Senin, 21 September 2015

Sudahlah...

Galau lagi galau lagi :D
Kapan bikin cerita happy nya? | Kalau kalian pada nanya hal yang seperti ini. Jawabannya adalah belum ada cerita yang bagus untuk diposting di sini. Yahh, meski cerita ini nggak ada bagus-bagusnya sih. Hehe. Udahlah nikmatin aja. Siapa tau bisa jadi pengantar tidur kalian. Baiklah, selamat membaca


''ehh, din.. Ini foto Raga 'kan? Kok sama cewek lain?'' tanya Intan pada Andina.

''Lo masih sama Raga 'kan?'' sambung Dea.

''Gue masih sama dia kok. Cewek itu cuman model dia. Bukan siapa-siapa.'' jawab Andina dengan senyuman yang siapapun mengerti itu senyuman terpaksa.

Selalu mencoba tegar. Itulah yang dirasakan Andina saat di akun Instagram milik Raga tersimpan banyak foto wanita. Raga memang seorang photographer handal. Wajar jika di Instagramnya terpampang banyak foto cewek bak galery seni.

Cemburu? Udah biasa. Tak jarang Raga pun selalu berfoto bersama modelnya. Dalam beragam pose yang lumayan menguras hati Andina. Sekarang hati Andina udah kebal dengan itu semua. Ia mulai terbiasa.

''sering nggak kasih kabar, pemotretan sama cewek sana sini, peluk2 cewek lain. Kok lo sabar sih, Din?'' Ujar Dea.

''gue ngertiin dia kali. Bukannya kalau pacaran harus saling ngerti?''

''Ya, tapi, ini udah jauh dari kenyataan sebenarnya, Din. Udahlah, putusin aja. Masih banyak yang mau sama lo.''

Andina terdiam. Pikirannya menerawang jauh. Ya, dia akui, dirinya memang bodoh. Pacaran dengan seseorang yang bisa dibilang nggak serius sama dia. Tetep bertahan, meski tak dianggap.

Andina bukan tidak bisa melepasnya. Ia hanya tidak ingin menyesal dikemudian hari karena tidak mau menunggu sedikit lebih lama. Bisa saja Raga berubah suatu saat nanti. Semoga.

***

''betah ya nggak kabarin aku selama dua hari ini.'' ucap Andina saat dirinya bertemu dengan Raga.

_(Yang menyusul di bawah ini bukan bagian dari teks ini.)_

static int hq_field_to_host(hq_ctx* c, const hq_real* dev, hq_real* host)
{
    const size_t bytes = sizeof(hq_real) * 3 * (size_t)c->N;
    c->d2h_bytes += (int64_t)bytes;
    if (c->perm.empty()) return hq_copy_wait(host, dev, bytes, hipMemcpyDeviceToHost, c->stream);
    std::vector<hq_real> tmp;
    try { tmp.resize(3 * (size_t)c->N); } catch (...) { return hq_fail(HQ_ERR_NOMEM, "out of host memory%s", ""); }
    HQ_TRY(hq_copy_wait(tmp.data(), dev, bytes, hipMemcpyDeviceToHost, c->stream));
    const int32_t* pm = c->perm.data();
#pragma omp parallel for schedule(static) if (c->N > 262144)
    for (int64_t n = 0; n < (int64_t)c->N; n++) {
        const int64_t q = pm[n];
        host[3 * n] = tmp[(size_t)(3 * q)]; host[3 * n + 1] = tmp[(size_t)(3 * q + 1)]; host[3 * n + 2] = tmp[(size_t)(3 * q + 2)];
    }
    return HQ_OK;
}

static int hq_create_impl(const hq_desc* d, int device, const hq_options& opts, hq_ctx** out);

#include "hq_prepare.h"

extern "C" void hq_options_init(hq_options* o, uint64_t size)
{
    if (!o || size < sizeof(uint64_t)) return;
    hq_options full;
    hq_options_defaults(&full);
    memcpy(o, &full, (size_t)std::min<uint64_t>(size, sizeof(full)));
    o->size = std::min<uint64_t>(size, sizeof(full));
}

extern "C" int hq_create_opts(const hq_desc* d, int device, const hq_options* opts, hq_ctx** out)
{
    if (opts && opts->size < sizeof(uint64_t)) return hq_fail(HQ_ERR_ARG, "hq_options.size is not set (hq_options_init)%s", "");
    hq_options full;
    hq_options_resolve(&full, opts);
    return hq_create_impl(d, device, full, out);
}

extern "C" int hq_create(const hq_desc* d, int device, hq_ctx** out) { return hq_create_opts(d, device, nullptr, out); }

extern "C" int hq_get_options(hq_ctx* c, hq_options* out, uint64_t size)
{
    if (!c || !out || size < sizeof(uint64_t)) return hq_fail(HQ_ERR_ARG, "null argument%s", "");
    memcpy(out, &c->opts, (size_t)std::min<uint64_t>(size, sizeof(c->opts)));
    out->size = std::min<uint64_t>(size, sizeof(c->opts));
    return HQ_OK;
}
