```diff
+int enqueue_lanes(const ldit_cfg *cfg, const Geo &g, const PackedMap &pm, const Layer &full, char *yb, char *bb, int batch, void *const *tap_out,
+                  hipStream_t stream, hipStream_t side, hipEvent_t start, bool &forked, Probe &probe)
+{
+    const int C = g.C, F = g.F, bA = (batch + 1) / 2;
+    const size_t wide = (size_t)(3 * C > F ? 3 * C : F);
+    const char *P = full.V;
+    struct Lane { Layer d; int batch; size_t row0; hipStream_t s; } lane[2] = {{full, bA, 0, stream}, {full, batch - bA, (size_t)bA * g.T, side}};
+    for (Lane &n : lane) {
+        float *h = const_cast<float *>(full.h_in) + n.row0 * C;
+        n.d.h_in = n.d.h_mid = n.d.h_out = h;
+        n.d.y1 = n.d.o = n.d.y2 = operand(yb + n.row0 * C * 4, nullptr, C);
+        n.d.qkv = operand(bb + n.row0 * wide * 4, nullptr, 3 * C);
+        n.d.hid = operand(bb + n.row0 * wide * 4, nullptr, F);
+    }
+    LDIT_HIP_CHECK(hipEventRecord(start, stream));
+    LDIT_HIP_CHECK(hipStreamWaitEvent(side, start, 0));
+    forked = true;
+    for (int at = 0; at < g.L * LAYER_LAUNCHES; ++at)
+        for (Lane &n : lane) {
+            const int l = at / LAYER_LAUNCHES, i = at % LAYER_LAUNCHES;
+            if (i == 0) {
+                const PackedLayer &pl = pm.layer[l];
+                n.d.v = n.d.w = &pl; n.d.bqkv = reinterpret_cast<const float *>(P + pl.bqkv);
+                float *tap = tap_of(cfg, tap_out, l + 1);
+                n.d.tap = tap ? tap + n.row0 * C : nullptr;
+            }
+            LDIT_TRY(layer_launch(i, Build{LDIT_F32, false}, g, n.batch, cfg->ln_eps, n.d, n.s, probe));
+            if (i == LAYER_LAUNCHES - 1 && n.d.tap)
+                LDIT_TRY(copy_taps(cfg, tap_out, l + 1, full.h_in, tap_of(cfg, tap_out, l + 1), (size_t)n.batch * g.T * C * 4, n.s, n.row0 * C * 4));
+        }
+    return LDIT_OK;
+}
+
 int forward(const ldit_cfg *cfg, const void *packed, const void *x, int32_t batch, void *const *tap_out, void *workspace,
             size_t ws_bytes, hipStream_t stream, Probe &probe, const ImgSrc *imgs = nullptr)
 {
@@ -298,6 +379,32 @@
     d.hid = operand(bb, mx ? bb + (size_t)M * F : nullptr, Sp * F, S);
     d.qk_bytes = (size_t)(dt == LDIT_F32 ? 4 : 2) * C;
     d.scale = dt == LDIT_F32 ? 1.0f / sqrtf((float)g.D) : 0.0f ;
+
+    hipStream_t side = nullptr;
+    if (!probe.on && g.L > 0 && forward_lanes(dt, g, batch) == 2) {
+        hipStreamCaptureStatus cap = hipStreamCaptureStatusNone;
+        LDIT_HIP_CHECK(hipStreamIsCapturing(stream, &cap));
+        if (cap == hipStreamCaptureStatusNone) LDIT_TRY(side_stream(side));
+    }
+    if (side) {
+        if (C & 3) return fail(LDIT_EINVAL, "forward: hidden %d is not a multiple of 4, lane rows would lose their 16-byte alignment", C);
+        hipEvent_t start = nullptr, done = nullptr;
+        LDIT_HIP_CHECK(hipEventCreateWithFlags(&start, hipEventDisableTiming));
+        if (hipError_t e = hipEventCreateWithFlags(&done, hipEventDisableTiming); e != hipSuccess) {
+            (void)hipEventDestroy(start);
+            return fail(LDIT_EHIP, "hipEventCreateWithFlags: %s", hipGetErrorString(e));
+        }
+        bool forked = false;
+        int rc = enqueue_lanes(cfg, g, pm, d, yb, bb, batch, tap_out, stream, side, start, forked, probe);
+        if (forked) {
+            hipError_t e = hipEventRecord(done, side);
+            if (e == hipSuccess) e = hipStreamWaitEvent(stream, done, 0);
+            if (e != hipSuccess && rc == LDIT_OK) rc = fail(LDIT_EHIP, "forward: joining the side stream: %s", hipGetErrorString(e));
+        }
+        (void)hipEventDestroy(start);
+        (void)hipEventDestroy(done);
+        return rc;
+    }
     for (int l = 0; l < g.L; ++l) {
         const PackedLayer &pl = pm.layer[l];
         d.v = d.w = &pl; d.bqkv = F32(pl.bqkv);
@@ -429,6 +536,13 @@
     return LDIT_OK;
 }
 
+int32_t ldit_forward_lanes(const ldit_cfg *cfg, int32_t batch)
+{
+    Geo g;
+    if (batch <= 0 || geometry(cfg, g) != LDIT_OK) return 0;
+    return forward_lanes(cfg->dtype, g, batch);
+}
+
 size_t ldit_workspace_bytes(const ldit_cfg *cfg, int32_t batch)
 {
     Geo g;
diff --git a/layoutdit_amd/csrc/api_internal.h b/layoutdit_amd/csrc/api_internal.h
--- a/layoutdit_amd/csrc/api_internal.h
+++ b/layoutdit_amd/csrc/api_internal.h
@@ -189,11 +189,13 @@
     return nullptr;
 }
 
-inline int copy_taps(const ldit_cfg *cfg, void *const *taps, int hidden_idx, const float *src, const float *already, size_t bytes, hipStream_t stream)
+inline int copy_taps(const ldit_cfg *cfg, void *const *taps, int hidden_idx, const float *src, const float *already, size_t bytes, hipStream_t stream,
+                     size_t offset = 0)
 {
     for (int i = 0; i < cfg->n_taps; ++i)
         if (cfg->taps[i] == hidden_idx && taps[i] != already)
-            LDIT_HIP_CHECK(hipMemcpyAsync(taps[i], src, bytes, hipMemcpyDeviceToDevice, stream));
+            LDIT_HIP_CHECK(hipMemcpyAsync(static_cast<char *>(taps[i]) + offset, reinterpret_cast<const char *>(src) + offset, bytes,
+                                          hipMemcpyDeviceToDevice, stream));
     return LDIT_OK;
 }
 
@@ -257,6 +259,9 @@
 int attention(Build b, const void *Q, const void *K, const void *V, int ldq, int ldk, int ldv, const Operand &O, int B, int N, int H, int D, float scale,
               hipStream_t stream, float *lse = nullptr, void *Ob = nullptr, void *Od = nullptr, int plane_in = 0);
 int run_layer(Build b, const Geo &g, int batch, float eps, const Layer &d, hipStream_t stream, Probe &probe);
+constexpr int LAYER_LAUNCHES = 7;
+int layer_launch(int i, Build b, const Geo &g, int batch, float eps, const Layer &d, hipStream_t stream, Probe &probe);
+int forward_lanes(int dtype, const Geo &g, int batch);
 int embed(const Geo &g, const float *x, const float *pw, const float *pb, const float *cls, const float *pos, float *out, int batch, int img_h, int img_w, hipStream_t stream, Probe &probe);
 int embed_bf16(const Geo &g, const float *x, const ImgSrc *imgs, int planes, void *patches, const void *w16, const float *pb, const float *cls,
                const float *pos, float *out, int batch, int img_h, int img_w, hipStream_t stream, Probe &probe);
diff --git a/layoutdit_amd/csrc/ldit_common.h b/layoutdit_amd/csrc/ldit_common.h
--- a/layoutdit_amd/csrc/ldit_common.h
+++ b/layoutdit_amd/csrc/ldit_common.h
@@ -50,6 +50,7 @@
     int attn_bf16_nw = -1;
     long planes_tail_waves = 700;
     int seg_order = -1;
+    int fwd_lanes = -1;
 };
 const DiagSwitches &diag();
 void reload_diag();
```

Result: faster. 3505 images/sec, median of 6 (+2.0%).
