@@ -24,35 +36,24 @@
     const int b = blockIdx.x, tid = threadIdx.x;
     if (tid < 32) { gsum[tid] = 0.f; gsq[tid] = 0.f; }
     __syncthreads();
-    const int r0 = blockIdx.y * rows_per_block, r1 = min(hw, r0 + rows_per_block);
-    const int rows_in_flight = slots >= 256 ? 1 : 256 / slots;
-    const int rsub = slots >= 256 ? 0 : tid / slots;
-    const int slot0 = slots >= 256 ? tid : tid % slots;
+    const gn_walk w = gn_walk_make(hw, slots, 256, rows_per_block, blockIdx.y, tid);
+    const int passes = gn_walk_passes(w, slots, 256);
 #pragma unroll
     for (int j = 0; j < 2; ++j) {
-        const int slot = slot0 + j * 256;
-        if (slot >= slots || rsub >= rows_in_flight || (j == 1 && slots <= 256)) continue;
+        if (j >= passes) continue;
         float s[8], q[8];
 #pragma unroll
         for (int k = 0; k < 8; ++k) { s[k] = 0.f; q[k] = 0.f; }
-        const int c = slot * 8;
+        const int c = (w.slot0 + j * 256) * 8;
         const half_t* base = c < c1 ? x1 + (size_t)b * hw * c1 + c : x2 + (size_t)b * hw * c2 + (c - c1);
         const size_t rstride = c < c1 ? c1 : c2;
-        int r = r0 + rsub;
-        for (; r + (GN_UNR - 1) * rows_in_flight < r1; r += GN_UNR * rows_in_flight) {
-            half8 v[GN_UNR];
-#pragma unroll
-            for (int u = 0; u < GN_UNR; ++u) v[u] = *(const half8*)(base + (size_t)(r + u * rows_in_flight) * rstride);
-#pragma unroll
-            for (int u = 0; u < GN_UNR; ++u)
-#pragma unroll
-                for (int k = 0; k < 8; ++k) { const float f = (float)v[u][k]; s[k] += f; q[k] = fmaf(f, f, q[k]); }
-        }
-        for (; r < r1; r += rows_in_flight) {
-            const half8 v = *(const half8*)(base + (size_t)r * rstride);
-#pragma unroll
-            for (int k = 0; k < 8; ++k) { const float f = (float)v[k]; s[k] += f; q[k] = fmaf(f, f, q[k]); }
-        }
+        gn_buf1 first;
+        gn_load1(first, w, 0, base, rstride);
+        gn_walk_trips<GN_UNR>(w, first, [&](gn_buf1& t, int i) __attribute__((always_inline)) { gn_load1(t, w, i, base, rstride); },
+                              [&](const gn_buf1& t, int, int u) __attribute__((always_inline)) {
+#pragma unroll
+                                  for (int k = 0; k < 8; ++k) { const float f = (float)t.v[u][k]; s[k] += f; q[k] = fmaf(f, f, q[k]); }
+                              });
         int g = c / cg;
         float ss = 0.f, qq = 0.f;
 #pragma unroll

''aku ada pemotretan di luar kota, Din. Terus kuota aku habis untuk bisa kontak kamu lewat bbm.''

''susah ya keluarin duit berapa ribu untuk nyari kuota? Atau nggak bisa gitu kontak aku pakai hape temen kamu?''

''bukan gitu sayang. Nggak enaklah aku pinjem hape temen untuk ngontak pacar aku.''

''kalau emang aku penting buat kamu. Kamu selalu jadiin aku prioritas! Aku selalu ngertiin kamu, Raga! Kontak kamu, nanyain kabar kamu. Tapi, kamu?! Nihil!''

Raga diam. Mata Andina sedikit berkaca. Ia masih sanggup menahan air matanya untuk tidak jatuh. Karena baginya, laki-laki dihadapannya tidak pantas untuk mendapatkan air matanya. Laki-laki yang tidak dapat menghargai wanita, adalah laki-laki yang tidak pantas dapat penghargaan dari air mata seorang wanita.

Air mata wanita, hanya boleh jatuh untuk seseorang yang patut dihargai. Seseorang yang memang menganggap wanita adalah makhluk yang musti dilindungi. Bukan disakiti.

''Aku mau putus!''

''Putus?! Jangan kayak anak kecil yang ada masalah gini aja minta putus...''

''Sadar, Ga. Aku udah terlalu banyak ngalah sama sikap kamu. Aku capek. Dan sekarang nggak lagi. Semua selesai.''

Raga bangkit dari tempat duduknya. Semua mata orang di cafe menatap ke arah mereka. Andina tidak perduli. Sungguh, amarahnya sudah mencapai puncak dan kesabarannya sudah habis. Ini akhirnya. Raga pergi meninggalkan Andina, sementara Andina menghela nafas lega. Air mata yang sedari tadi ia tahan, perlahan menetes. Bukan air mata kesedihan. Tapi, air mata bahagia.